I don't think its an error but information telling you about the switch in graphics to drmn0 device.
It is normal operation. Do you have graphics problems?


----------



## Fernando Cortes Aviles (Feb 6, 2017)

Hi Fishfry. I'm looking for the best configuration on my laptop to have the best performance in 3d video games. My lap is an Hp 630, an this is my /etc/sysctl and /boot/loader.conf;

## Sysctl
# Chromium
kern.ipc.shm_allow_removed=1

# HD
vfs.read_max=128

# Desktop
kern.sched.preempt_thresh=224

# Files
kern.maxfiles=524288
kern.maxfilesperproc=262144
kern.maxprocperuid=131072

# Virtual memory
kern.maxvnodes=1200000

# Kernel process
kern.threads.max_threads_per_proc=9000

# Enhance shared memory X11 interface
kern.ipc.shmall=16777216
kern.ipc.shmmax=1610673810

# Allow users to mount disks
vfs.usermount=1

## /boot/loader.conf

# Modulos
zfs_load="YES"
ahci_load="YES"

# NIC IRQ
net.isr.maxthreads="1"

# files y usb
umass_load="YES"
usb_load="YES"
autofs_load="YES"

# Atheros
if_ath_load="YES"
if_ath_pci_load="YES"

# users
kern.maxusers="256"

# Beastie
loader_logo="beastie"

# VGA resolution
hw.vga.textmode=1
kern.vty=vt
kern.vt.fb.default_mode="1280x800"

# Boot-time kernel tuning
kern.ipc.shmseg=”1024”
kern.ipc.shmmni=”1024”


----------



## Fernando Cortes Aviles (Feb 6, 2017)

And I would like to know, if I should install any particular driver? I recently installed these drivers:

xf86-video-scfb-0.0.4_3 xf86-video-intel-2.21.15_9 libva-intel-driver-1.7.2_1 xf86-video-fbdev-0.4.4_7 xf86-video-vesa-2.3.4


----------



## Phishfry (Feb 6, 2017)

The HP 630 has an Intel P6200 CPU so you would use xf86-video-intel for your xorg video driver.
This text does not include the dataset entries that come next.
template <class T>
__device__ __forceinline__ T one_sided_grad(bool fp, bool fm, T pp, T pc, T pm, T h, T two_h)
{
    if (fp && fm) return (pp - pm) / two_h;
    if (fp) return (pp - pc) / h;
    if (fm) return (pc - pm) / h;
    return (T)0;
}

template <class T>
__global__ __launch_bounds__(256) void gradient_kernel(GridDesc g, SlabCtx sc, const T* __restrict__ p,
                                                        T* __restrict__ vx, T* __restrict__ vy, T* __restrict__ vz,
                                                        const uint8_t* __restrict__ flags, T h, T two_h)
{
    const int x = 1 + blockIdx.x * blockDim.x + threadIdx.x;
    const int y = 1 + blockIdx.y * blockDim.y + threadIdx.y;
    const int z = 1 + blockIdx.z;
    if (x > g.W || y > g.H) return;
    const long c = cell(g, x, y, z);
    const unsigned f = flags[c];
    T ux = vx[c], uy = vy[c], uz = vz[c];
    if (!(f & F_SOLID)) {
        const T pc = p[c];
        ux -= one_sided_grad<T>(f & F_XP, f & F_XM, p[c + 1], pc, p[c - 1], h, two_h);
        uy -= one_sided_grad<T>(f & F_YP, f & F_YM, p[c + g.sy], pc, p[c - g.sy], h, two_h);
        uz -= one_sided_grad<T>(f & F_ZP, f & F_ZM, p[c + g.sz], pc, p[c - g.sz], h, two_h);
    }
    const bool kill = (f & (F_SOLID | F_NEAR)) != 0;
    vx[c] = kill ? (T)0 : ux;
    vy[c] = kill ? (T)0 : uy;
    vz[c] = kill ? (T)0 : uz;
    write_face_ghosts(g, sc, vx, c, x, y, z, ux, 1);
    write_face_ghosts(g, sc, vy, c, x, y, z, uy, 2);
    write_face_ghosts(g, sc, vz, c, x, y, z, uz, 3);
}

template <class T>
void launch_gradient(hipStream_t st, const SweepTune& tune, const GridDesc& g, const SlabCtx& sc, const T* p, T* vx, T* vy,
                     T* vz, const uint8_t* flags, T h, T two_h)
{
    if (tune.project_cell) {
        hipLaunchKernelGGL((gradient_kernel<T>), cell_grid(g), cell_block(), 0, st, g, sc, p, vx, vy, vz, flags, h, two_h);
        return;
    }
    constexpr int RY = 2;
    const MarchLaunch m = march_launch(g, RY);
    hipLaunchKernelGGL((gradient_march_kernel<T, RY>), dim3(m.nblk), dim3(256), 0, st, g, sc, p, vx, vy, vz, flags, h, two_h,
                       m.zc_len, m.nxw, m.nybg, m.nblk);
}
template void launch_gradient<float>(hipStream_t, const SweepTune&, const GridDesc&, const SlabCtx&, const float*, float*,
                                     float*, float*, const uint8_t*, float, float);
template void launch_gradient<double>(hipStream_t, const SweepTune&, const GridDesc&, const SlabCtx&, const double*,
                                      double*, double*, double*, const uint8_t*, double, double);

template <class T>
__device__ __forceinline__ T clamp_ref(T v, T lo, T hi) { return (v < lo) ? lo : ((hi < v) ? hi : v); }

typedef float pair_f __attribute__((ext_vector_type(2), aligned(4)));
typedef double pair_d __attribute__((ext_vector_type(2), aligned(8)));
template <class T> struct PairOf;
template <> struct PairOf<float> { using type = pair_f; };
template <> struct PairOf<double> { using type = pair_d; };
template <class T>
__device__ __forceinline__ typename PairOf<T>::type ld_pair(const T* p) { return *reinterpret_cast<const typename PairOf<T>::type*>(p); }

template <class T>
__device__ __forceinline__ T back_trace_tab(const GridDesc& g, const SlabCtx& sc, const T* __restrict__ src, long zshift,
                                            const T* __restrict__ tab, int x, int y, int z, T ux, T uy, T uz, T kx, T ky, T kz);

template <class T, bool TAB>
__global__ __launch_bounds__(256) void advect_kernel(GridDesc g, SlabCtx sc, int b, T* __restrict__ field,
                                                      const T* __restrict__ prev, const T* vx, const T* vy,
                                                      const T* vz, const uint8_t* __restrict__ flags, T kx, T ky, T kz,
                                                      long prev_zshift, const T* __restrict__ tab)
{
    const int x = 1 + blockIdx.x * blockDim.x + threadIdx.x;
    const int y = 1 + blockIdx.y * blockDim.y + __builtin_amdgcn_readfirstlane(threadIdx.y);
    const int z = 1 + blockIdx.z;
    if (x > g.W || y > g.H) return;
    const long c = cell(g, x, y, z);
    const unsigned f = flags[c];
    const T one = (T)1, half = (T)0.5;
    T u = (T)0;
    if (!(f & F_SOLID)) {
        T ux, uy, uz;
        if (b == 0) {
            ux = vx[c]; uy = vy[c]; uz = vz[c];
        } else {
            const T own = prev[c + prev_zshift];
            ux = (b == 1) ? own : vx[c];
            uy = (b == 2) ? own : vy[c];
            uz = (b == 3) ? own : vz[c];
        }
        if constexpr (TAB) {
            u = back_trace_tab<T>(g, sc, prev, prev_zshift, tab, x, y, z, ux, uy, uz, kx, ky, kz);
        } else {
        const int zg = z + sc.zoff;
        T px = clamp_ref<T>((T)x - kx * ux, half, (T)g.W + half);
        T py = clamp_ref<T>((T)y - ky * uy, half, (T)g.H + half);
        T pz = clamp_ref<T>((T)zg - kz * uz, half, (T)sc.Dglobal + half);
        const int x0 = (int)floor(px), y0 = (int)floor(py), z0 = (int)floor(pz);
        const T tx = px - (T)x0, ty = py - (T)y0, tz = pz - (T)z0;
        const T* s = prev + prev_zshift + cell(g, x0, y0, z0 - sc.zoff);
        const auto q00 = ld_pair(s), q01 = ld_pair(s + g.sz), q10 = ld_pair(s + g.sy), q11 = ld_pair(s + g.sy + g.sz);
        const T a00 = q00.x * (one - tx) + q00.y * tx;
        const T a01 = q01.x * (one - tx) + q01.y * tx;
        const T a10 = q10.x * (one - tx) + q10.y * tx;
        const T a11 = q11.x * (one - tx) + q11.y * tx;
        const T b0 = a00 * (one - ty) + a10 * ty;
        const T b1 = a01 * (one - ty) + a11 * ty;
        u = b0 * (one - tz) + b1 * tz;
        }
    }
    const bool kill = (b != 0) && (f & F_NEAR);
    field[c] = kill ? (T)0 : u;
    write_face_ghosts(g, sc, field, c, x, y, z, u, b);
}

template <class T>
__device__ __forceinline__ T back_trace(const GridDesc& g, const SlabCtx& sc, const T* __restrict__ src, long zshift,
                                        int x, int y, int z, T ux, T uy, T uz, T kx, T ky, T kz)
{
    const T one = (T)1, half = (T)0.5;
    T px = clamp_ref<T>((T)x - kx * ux, half, (T)g.W + half);
    T py = clamp_ref<T>((T)y - ky * uy, half, (T)g.H + half);
    T pz = clamp_ref<T>((T)(z + sc.zoff) - kz * uz, half, (T)sc.Dglobal + half);
    const int x0 = (int)floor(px), y0 = (int)floor(py), z0 = (int)floor(pz);
    const T tx = px - (T)x0, ty = py - (T)y0, tz = pz - (T)z0;
    const T* s = src + zshift + cell(g, x0, y0, z0 - sc.zoff);
    const auto q00 = ld_pair(s), q01 = ld_pair(s + g.sz), q10 = ld_pair(s + g.sy), q11 = ld_pair(s + g.sy + g.sz);
    const T a00 = q00.x * (one - tx) + q00.y * tx;
    const T a01 = q01.x * (one - tx) + q01.y * tx;
    const T a10 = q10.x * (one - tx) + q10.y * tx;
    const T a11 = q11.x * (one - tx) + q11.y * tx;
    const T b0 = a00 * (one - ty) + a10 * ty;
    const T b1 = a01 * (one - ty) + a11 * ty;
    return b0 * (one - tz) + b1 * tz;
}

template <class T, bool TAB>
__global__ __launch_bounds__(256) void advect_velocity_kernel(GridDesc g, SlabCtx sc, T* __restrict__ vx,
                                                               T* __restrict__ vy, T* __restrict__ vz,
                                                               const T* __restrict__ px, const T* __restrict__ py,
                                                               const T* __restrict__ pz,
                                                               const uint8_t* __restrict__ flags, T kx, T ky, T kz,
                                                               long zshift, const T* __restrict__ tab)
{
    const int x = 1 + blockIdx.x * blockDim.x + threadIdx.x;
    const int y = 1 + blockIdx.y * blockDim.y + __builtin_amdgcn_readfirstlane(threadIdx.y);
    const int z = 1 + blockIdx.z;
    if (x > g.W || y > g.H) return;
    const long c = cell(g, x, y, z);
    const unsigned f = flags[c];
    const bool near = (f & F_NEAR) != 0;
    T nx = (T)0, ny = (T)0, nz = (T)0;
    T sx = (T)0, sy = (T)0;
    if (!(f & F_SOLID)) {
        const T oy = vy[c], oz = vz[c];
        if constexpr (TAB) {
            const long plane2 = 2 * (long)(g.H + 2) * (g.D + 2);
            nx = back_trace_tab<T>(g, sc, px, zshift, tab, x, y, z, px[c + zshift], oy, oz, kx, ky, kz);
            sx = near ? (T)0 : nx;
            ny = back_trace_tab<T>(g, sc, py, zshift, tab + plane2, x, y, z, sx, py[c + zshift], oz, kx, ky, kz);
            sy = near ? (T)0 : ny;
            nz = back_trace_tab<T>(g, sc, pz, zshift, tab + 2 * plane2, x, y, z, sx, sy, pz[c + zshift], kx, ky, kz);
        } else {
            nx = back_trace<T>(g, sc, px, zshift, x, y, z, px[c + zshift], oy, oz, kx, ky, kz);
            sx = near ? (T)0 : nx;
            ny = back_trace<T>(g, sc, py, zshift, x, y, z, sx, py[c + zshift], oz, kx, ky, kz);
            sy = near ? (T)0 : ny;
            nz = back_trace<T>(g, sc, pz, zshift, x, y, z, sx, sy, pz[c + zshift], kx, ky, kz);
        }
    }
    vx[c] = near ? (T)0 : nx;
    vy[c] = near ? (T)0 : ny;
    vz[c] = near ? (T)0 : nz;
    write_face_ghosts(g, sc, vx, c, x, y, z, nx, 1);
    write_face_ghosts(g, sc, vy, c, x, y, z, ny, 2);
    write_face_ghosts(g, sc, vz, c, x, y, z, nz, 3);
}

template <class T>
__global__ __launch_bounds__(256) void gradient_advect_velocity_kernel(GridDesc g, SlabCtx sc, const T* __restrict__ p,
                                                                        T* __restrict__ vx, T* __restrict__ vy,
                                                                        T* __restrict__ vz, const T* __restrict__ px,
                                                                        const T* __restrict__ py, const T* __restrict__ pz,
                                                                        const uint8_t* __restrict__ flags, T h, T two_h, T kx,
                                                                        T ky, T kz)
{
    const int x = 1 + blockIdx.x * blockDim.x + threadIdx.x;
    const int y = 1 + blockIdx.y * blockDim.y + __builtin_amdgcn_readfirstlane(threadIdx.y);
    const int z = 1 + blockIdx.z;
    if (x > g.W || y > g.H) return;
    const long c = cell(g, x, y, z);
    const unsigned f = flags[c];
    const bool near = (f & F_NEAR) != 0;
    T nx = (T)0, ny = (T)0, nz = (T)0;
    T sx = (T)0, sy = (T)0;
    if (!(f & F_SOLID)) {
        T oy = vy[c], oz = vz[c];
        const T pc = p[c];
        oy -= one_sided_grad<T>(f & F_YP, f & F_YM, p[c + g.sy], pc, p[c - g.sy], h, two_h);
        oz -= one_sided_grad<T>(f & F_ZP, f & F_ZM, p[c + g.sz], pc, p[c - g.sz], h, two_h);
        if (near) oy = oz = (T)0;
        nx = back_trace<T>(g, sc, px, 0, x, y, z, px[c], oy, oz, kx, ky, kz);
        sx = near ? (T)0 : nx;
        ny = back_trace<T>(g, sc, py, 0, x, y, z, sx, py[c], oz, kx, ky, kz);
        sy = near ? (T)0 : ny;
        nz = back_trace<T>(g, sc, pz, 0, x, y, z, sx, sy, pz[c], kx, ky, kz);
    }
    vx[c] = near ? (T)0 : nx;
    vy[c] = near ? (T)0 : ny;
    vz[c] = near ? (T)0 : nz;
    write_face_ghosts(g, sc, vx, c, x, y, z, nx, 1);
    write_face_ghosts(g, sc, vy, c, x, y, z, ny, 2);
    write_face_ghosts(g, sc, vz, c, x, y, z, nz, 3);
}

Regarding your tweaks, I am a minimalist. I do as little as possible. I know that a loader graphic would take longer to boot than with none.
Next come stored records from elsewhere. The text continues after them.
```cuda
extern "C" int sparf_tc_selftest_head(const float* d_rgb, const float* rgb, const float* d_sigma, const float* raw,
                                      const float* hid, const float* W9, int32_t M, int32_t HW, int32_t row_passes,
                                      int32_t tr_passes, uint16_t* img, float* graw, sparf_stream_t stream) {
  SPARF_REQUIRE(M >= 1 && M <= (1 << 20) && HW >= 8 && HW <= 512 && HW % 8 == 0, "tc_selftest_head: M=%d HW=%d", M, HW);
  cudaStream_t st = (cudaStream_t)stream;
  float* scratch = nullptr;
  SPARF_CHECK_CUDA(cudaMallocAsync(reinterpret_cast<void**>(&scratch), ((size_t)M * (HW + 4) + 4 * HW + 4) * sizeof(float), st));
  const int rc = selftest_head(d_rgb, rgb, d_sigma, raw, hid, W9, M, HW, TcPrec{false, row_passes}, TcPrec{false, tr_passes},
                               img, graw, scratch, st);
  cudaFreeAsync(scratch, st);
  return rc;
}

extern "C" int sparf_tc_selftest_featgrad(const float* d_raw, const float* d_feat, const float* feat, int32_t M, int32_t W,
                                          int32_t row_passes, int32_t tr_passes, uint16_t* img, float* sums,
                                          sparf_stream_t stream) {
  SPARF_REQUIRE(M >= 1 && M <= (1 << 20) && W >= 8 && W <= 512 && W % 8 == 0, "tc_selftest_featgrad: M=%d W=%d", M, W);
  SPARF_REQUIRE(d_raw && d_feat && feat && img && sums, "tc_selftest_featgrad: NULL tensor");
  cudaStream_t st = (cudaStream_t)stream;
  float* scratch = nullptr;
  SPARF_CHECK_CUDA(cudaMallocAsync(reinterpret_cast<void**>(&scratch), (size_t)M * W * sizeof(float), st));
  const int rc = selftest_featgrad(d_raw, d_feat, feat, M, W, TcPrec{false, row_passes}, TcPrec{false, tr_passes}, img, sums,
                                   scratch, st);
  cudaFreeAsync(scratch, st);
  return rc;
}
```

Before: 246,500.

## Chain head feature dgrad into the trunk dgrad chain kernel with rank-1 sigma term

Extends the persistent dgrad chain kernel to start at the head's hidden-gradient layer, so the feature dgrad GEMM through head_w[0] and the last trunk layer run inside the chained kernel instead of a separate GEMM. The sigma contribution of the last trunk layer is applied as a rank-1 update in the epilogue, and its weight-gradient row is accumulated in the staged wgrad converter warps. Extra producer warps build the ReLU mask bits from H on the fly. This removes a full-size intermediate gradient image round trip and a kernel launch, at the cost of more complex warp specialisation, atomics and new selftest paths.

Result: faster. 258,900, median of 6 (+5.0%).

```diff
diff --git a/include/sparf_b200.h b/include/sparf_b200.h
--- a/include/sparf_b200.h
+++ b/include/sparf_b200.h
@@ -247,6 +247,14 @@
                                   const uint32_t* bits, int32_t dg_passes, int32_t wg_passes, int32_t max_ctas,
                                   int32_t chain, const int64_t* rows, uint16_t* tr, uint16_t* row, float* db,
                                   sparf_stream_t stream);
+int sparf_tc_selftest_wgrad_r1(const float* G, const float* X, int32_t M, int32_t N, int32_t K, int32_t ldx, int32_t passes,
+                               int32_t max_ctas, const int64_t* rows, const float* r1_vec, float* dW, float* r1_out,
+                               sparf_stream_t stream);
+int sparf_tc_selftest_dgrad_chain_head(const float* Ghid, int32_t M, int32_t HW, int32_t E3, int32_t nt, int32_t skip,
+                                       const float* Wh, const float* W, const float* wr1, const uint32_t* fbits,
+                                       const float* H, const float* graw, const uint32_t* bits, int32_t dg_passes,
+                                       int32_t wg_passes, int32_t max_ctas, int32_t chain, const int64_t* rows, uint16_t* tr,
+                                       uint16_t* row, float* db, sparf_stream_t stream);
 
 #ifdef __cplusplus
 }
diff --git a/sparf_b200/_lib.py b/sparf_b200/_lib.py
--- a/sparf_b200/_lib.py
+++ b/sparf_b200/_lib.py
@@ -126,6 +126,10 @@
                                                _P, _P, _P, _P]),
     "sparf_tc_selftest_dgrad_chain": (c_int32, [_P, c_int32, c_int32, c_int32, c_int32, _P, _P, c_int32, c_int32, c_int32,
                                                 c_int32, _P, _P, _P, _P, _P]),
+    "sparf_tc_selftest_wgrad_r1": (c_int32, [_P, _P, c_int32, c_int32, c_int32, c_int32, c_int32, c_int32, _P, _P, _P, _P,
+                                             _P]),
+    "sparf_tc_selftest_dgrad_chain_head": (c_int32, [_P, c_int32, c_int32, c_int32, c_int32, c_int32, _P, _P, _P, _P, _P, _P,
+                                                     _P, c_int32, c_int32, c_int32, c_int32, _P, _P, _P, _P, _P]),
 }
 
 _lib = None
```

Maybe someone else could chime in with recommendations.


----------



## Fernando Cortes Aviles (Feb 9, 2017)

Hi Fishfry 

My specific problem is, that certain video games like "xonotic" or "supertuxkart", among others, consume 100% of the resources of my processor. It saturated and I assumed that maybe it was due to drivers or maybe I had to set something up in / etc / sysctl, set up my kernel (which I have not done yet).
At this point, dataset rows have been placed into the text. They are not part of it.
# littlepure2333/GFlow

Measured on AMD Instinct MI355X. Metric: GFlow fit_video frames/sec (fwd+bwd+step) @60k Gaussians 480p, higher is better.
Workload: dtype f32

## Files before the change

gflow_amd/_lib.py:

```python
import ctypes
import os
import subprocess
import threading

import torch

_HERE = os.path.dirname(os.path.abspath(__file__))
_CSRC = os.path.join(_HERE, "csrc")
LIB_PATH = os.environ.get("GFLOW_HIP_LIB") or os.path.join(_HERE, "libgflow_hip.so")

_lock = threading.Lock()
_lib = None

c_void_p, c_int, c_float, c_size_t, c_int64 = ctypes.c_void_p, ctypes.c_int, ctypes.c_float, ctypes.c_size_t, ctypes.c_int64

MIN_VERSION = 312

_P = c_void_p
SIGNATURES = {
    "gfl_version": (c_int, []),
    "gfl_constants": (c_int, [_P]),
    "gfl_constants_n": (c_int, [_P, c_int]),
    "gfl_ewa_on_mfma": (c_int, []),
    "gfl_status_string": (ctypes.c_char_p, [c_int]),
    "gfl_last_hip_error": (c_int, []),
    "gfl_reduce_workspace_bytes": (c_size_t, [c_int]),
    "gfl_reduce_cam_workspace_bytes": (c_size_t, [c_int]),
    "gfl_project_point_fwd": (c_int, [_P, _P, _P, c_int, c_int, c_int, c_float, c_float, _P, _P, _P]),
    "gfl_project_point_bwd": (c_int, [_P, _P, _P, _P, _P, _P, c_int, _P, _P, _P, c_size_t, _P]),
    "gfl_project_point_bwd_cam": (c_int, [_P, _P, _P, _P, _P, _P, c_int, _P, _P, _P, _P, c_size_t, _P]),
    "gfl_cov3d_fwd": (c_int, [_P, _P, _P, c_int, _P, _P]),
    "gfl_cov3d_bwd": (c_int, [_P, _P, _P, _P, c_int, _P, _P, _P]),
    "gfl_ewa_fwd": (c_int, [_P, _P, _P, _P, _P, _P, c_int, c_int, c_int, _P, _P, _P, _P]),
    "gfl_ewa_bwd": (c_int, [_P, _P, _P, _P, _P, _P, c_int, c_int, c_int, _P, _P, _P, _P, c_size_t, _P]),
    "gfl_ewa_bwd_cam": (c_int, [_P, _P, _P, _P, _P, _P, c_int, c_int, c_int, _P, _P, _P, _P, _P, c_size_t, _P]),
    "gfl_bin_workspace_bytes": (c_size_t, [c_int, c_int, c_int, c_int]),
    "gfl_bin_count": (c_int, [_P, _P, _P, c_int, c_int, c_int, _P, _P]),
    "gfl_bin_sort": (c_int, [_P, _P, _P, _P, c_int, c_int, c_int, _P, c_int, _P, _P, _P, _P, c_size_t, _P]),
    "gfl_blend_fwd": (c_int, [_P, _P, _P, _P, c_int, c_int, c_int, _P, _P, c_float, c_int, c_int, _P, _P, _P, _P]),
    "gfl_blend_bwd": (c_int, [_P, _P, _P, _P, c_int, c_int, c_int, _P, _P, c_float, c_int, c_int, _P, _P, _P, c_int,
                              _P, _P, _P, _P, c_int, _P]),
    "gfl_sh_fwd": (c_int, [_P, _P, _P, c_int, c_int, _P, _P]),
    "gfl_sh_bwd": (c_int, [_P, _P, _P, _P, c_int, c_int, _P, _P, _P]),
    "gfl_colormap_nonzero": (c_int, [_P, c_int, _P, _P, _P, c_size_t, _P]),
    "gfl_loss_workspace_bytes": (c_size_t, [c_int, c_int]),
    "gfl_loss_fwd_bwd": (c_int, [_P, _P, _P, _P, _P, c_float, c_float, c_int, c_int, _P, _P, _P, _P, c_size_t, _P]),
    "gfl_loss_fwd_bwd_partials": (c_int, [_P, _P, _P, _P, _P, c_float, c_float, c_int, c_int, _P, _P, _P, c_size_t, _P, _P, _P, _P, _P]),
    "gfl_loss_prepare_gt": (c_int, [_P, _P, c_int, c_int, _P, _P]),
    "gfl_loss_fwd_bwd_partials_cached": (c_int, [_P, _P, _P, _P, _P, c_float, c_float, c_int, c_int, _P, _P, _P, c_size_t, _P, _P, _P, _P, _P, _P]),
    "gfl_adam_step": (c_int, [_P, _P, _P, _P, c_int64, c_int, _P, c_float, c_float, c_float, c_float, _P, c_float, c_int, _P]),
    "gfl_step_increment": (c_int, [_P, _P]),
    "gfl_tile_sort_only": (c_int, [_P, c_int, c_int, _P, _P, _P, _P]),
    "gfl_tile_sort_ordered": (c_int, [_P, c_int, c_int, c_int, _P, _P, _P, _P]),
    "gfl_tile_sort_reserved": (c_int, [_P, _P, _P, _P, c_int, c_int, c_int, _P, _P, _P, _P]),
    "gfl_fit_workspace_bytes": (c_size_t, [c_int, c_int, c_int, c_int]),
    "gfl_fit_workspace_layout": (c_int, [c_int, c_int, c_int, c_int, _P, _P, _P, c_int]),
    "gfl_fit_forward": (c_int, [_P, _P, _P]),
    "gfl_fit_backward_step": (c_int, [_P, _P, _P]),
    "gfl_fit_iteration": (c_int, [_P, _P, _P]),
    "gfl_fit_iterations": (c_int, [_P, _P, c_int, c_int, _P]),
    "gfl_fit_reserved_supported": (c_int, [_P, _P]),
    "gfl_fit_snapshot_stage": (c_int, [_P, _P, _P]),
    "gfl_fit_snapshot_workspace_bytes": (c_size_t, [c_int, c_int, c_int]),
    "gfl_fit_snapshot": (c_int, [_P, _P, _P, _P, _P, c_size_t, _P]),
    "gfl_fit_iteration_snapshot": (c_int, [_P, _P, _P, _P, _P]),
    "gfl_render_fwd": (c_int, [_P, _P, _P]),
    "gfl_render_bwd": (c_int, [_P, _P, _P, _P, _P, _P, _P, _P]),
    "gfl_render_bwd_cam": (c_int, [_P, _P, _P, _P, _P, _P, _P, _P, _P]),
    "gfl_render_batch_workspace_bytes": (c_size_t, [c_int, c_int, c_int, c_int, c_int]),
    "gfl_render_batch": (c_int, [_P, c_int, _P, _P, c_int, c_int, c_int, c_int, c_int, _P, _P, _P, _P, _P, c_size_t, _P]),
    "gfl_fit_prepare_targets": (c_int, [_P, _P]),
    "gfl_fit_schedule_info": (c_int, [_P, _P, _P, _P, _P]),
    "gfl_fit_schedule_info_fwd": (c_int, [_P, _P, _P, _P, _P]),
    "gfl_selftest_reduce10": (c_int, [_P, _P, _P, _P]),
    "gfl_selftest_cov2d": (c_int, [_P, _P, c_int, _P, _P, _P]),
    "gfl_selftest_block_mask": (c_int, [_P, c_int, c_int, c_int, c_int, _P, _P, _P]),
    "gfl_concave_hull": (c_int, [_P, c_int, ctypes.c_double, ctypes.c_double, _P, c_int]),
    "gfl_scan_f64_workspace_bytes": (c_size_t, [c_int]),
    "gfl_scan_f64": (c_int, [_P, c_int, _P, _P, c_size_t, _P]),
    "gfl_track_anchor_workspace_bytes": (c_size_t, [c_int, c_int]),
    "gfl_track_anchor": (c_int, [_P, c_int, c_int, _P, c_int, _P, _P, _P, c_size_t, _P]),
    "gfl_track_frame": (c_int, [_P, c_int, _P, c_int, c_int, _P, c_int, c_int, _P, _P, c_int, c_int, c_int, c_float, _P, _P,
                                _P]),
    "gfl_track_history": (c_int, [_P, c_int, _P, c_int, c_int, _P, c_int, c_int, c_float, _P, _P, _P]),
    "gfl_track_backward_workspace_bytes": (c_size_t, [c_int, c_int]),
    "gfl_track_backward": (c_int, [_P, _P, _P, c_int, _P, _P, c_int, _P, _P, _P, _P, c_size_t, _P]),
    "gfl_seg_score": (c_int, [_P, _P, _P, c_int, c_int, c_int, c_int, _P, _P]),
    "gfl_recon_workspace_bytes": (c_size_t, [c_int, c_int]),
    "gfl_recon_frame": (c_int, [_P, _P, c_int, c_int, c_int, c_int, _P, _P, c_size_t, _P]),
    "gfl_flow_workspace_bytes": (c_size_t, [c_int, c_int]),
    "gfl_flow_pair": (c_int, [_P, c_int, _P, _P, _P, c_int, _P, c_int, c_int, _P, _P, c_int, c_int, c_float, c_int, c_int, _P,
                              _P, _P, _P, c_size_t, _P]),
    "gfl_epi_workspace_bytes": (c_size_t, [c_int, c_int, c_int]),
    "gfl_epi_fundamental": (c_int, [_P, c_int, c_int, _P, c_int, _P, _P, _P, _P, _P, c_size_t, _P]),
    "gfl_epi_mask": (c_int, [_P, c_int, c_int, _P, ctypes.c_double, _P, _P, _P, _P, _P, _P, c_size_t, _P]),
    "gfl_flow_occlusion": (c_int, [_P, _P, c_int, c_int, c_int, c_float, c_float, _P, _P, _P, _P, _P]),
    "gfl_abi_sizes": (c_int, [_P, _P]),
    "gfl_profile_enable": (c_int, [ctypes.c_uint]),
    "gfl_profile_read": (c_int, [_P, _P, c_int]),
}
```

I am reading information from: https://forums.freebsd.org/threads/55116/

The xf86-video-intel driver has already been installed. Do you think I should install anything else with; "Osg" and "mygui"?

From what I understand, I suppose so.

Thanks for your help.


----------



## Fernando Cortes Aviles (Feb 9, 2017)

What should I configure to improve performance for playing video games?


----------



## Phishfry (Feb 9, 2017)

Have you tried games/openarena ? It is the only game I have installed.
I am unfamilar with Osg or mygui.
They look more like game development tools and libraries. Not needed for gameplay.
That whole thread is about development not play.

You should checkout here:
http://www.freshports.org/games/
Lots of games ready to play.

Tuxracer uses OpenGL so start there for tuning.


----------



## Phishfry (Feb 9, 2017)

Looking at your original post I worry you have tweaked too much.
Some of those settings sound too old.
`ahci_enable="YES"`
Seems to me that module should be baked in. You may have went overboard in configuration. I use none of the tweaks you mentioned.
The only time I mess with anything is when its broke.


----------



## Fernando Cortes Aviles (Feb 9, 2017)

Hi Fishfry 

I installed a video-games that I like a lot; Supertuxkart and xonotic (similar to openarena) but my processor consumption was soaring.

I assumed it was due to some missing driver (opengl, xorg, or intelxf86), or failing some system configuration parameter. That's why I believed I should change sysctl.

Or even I had to modify my kernel (which I'm just learning) but the solution was to enable the use of acceleration 3d of my user by:

"pw groupmod video -m" 

Because, I thought I could look for some configuration improvement, so I edited / sysctl and /loader.conf. The sources of information from where I obtained it was:
https://calomel.org/
https://wiki.freebsd.org/SystemTuning
https://es.flightaware.com/about/code/freebsd.rvt

Now, I can play xonotic, listen music and do other things but my processor going very smooth...


----------



## arabesc (Sep 15, 2018)

Is it possible to prevent VT from replacing driver "vga" with new "fb"? There are two video adapters in the system and it switches console output from one of them to another.


----------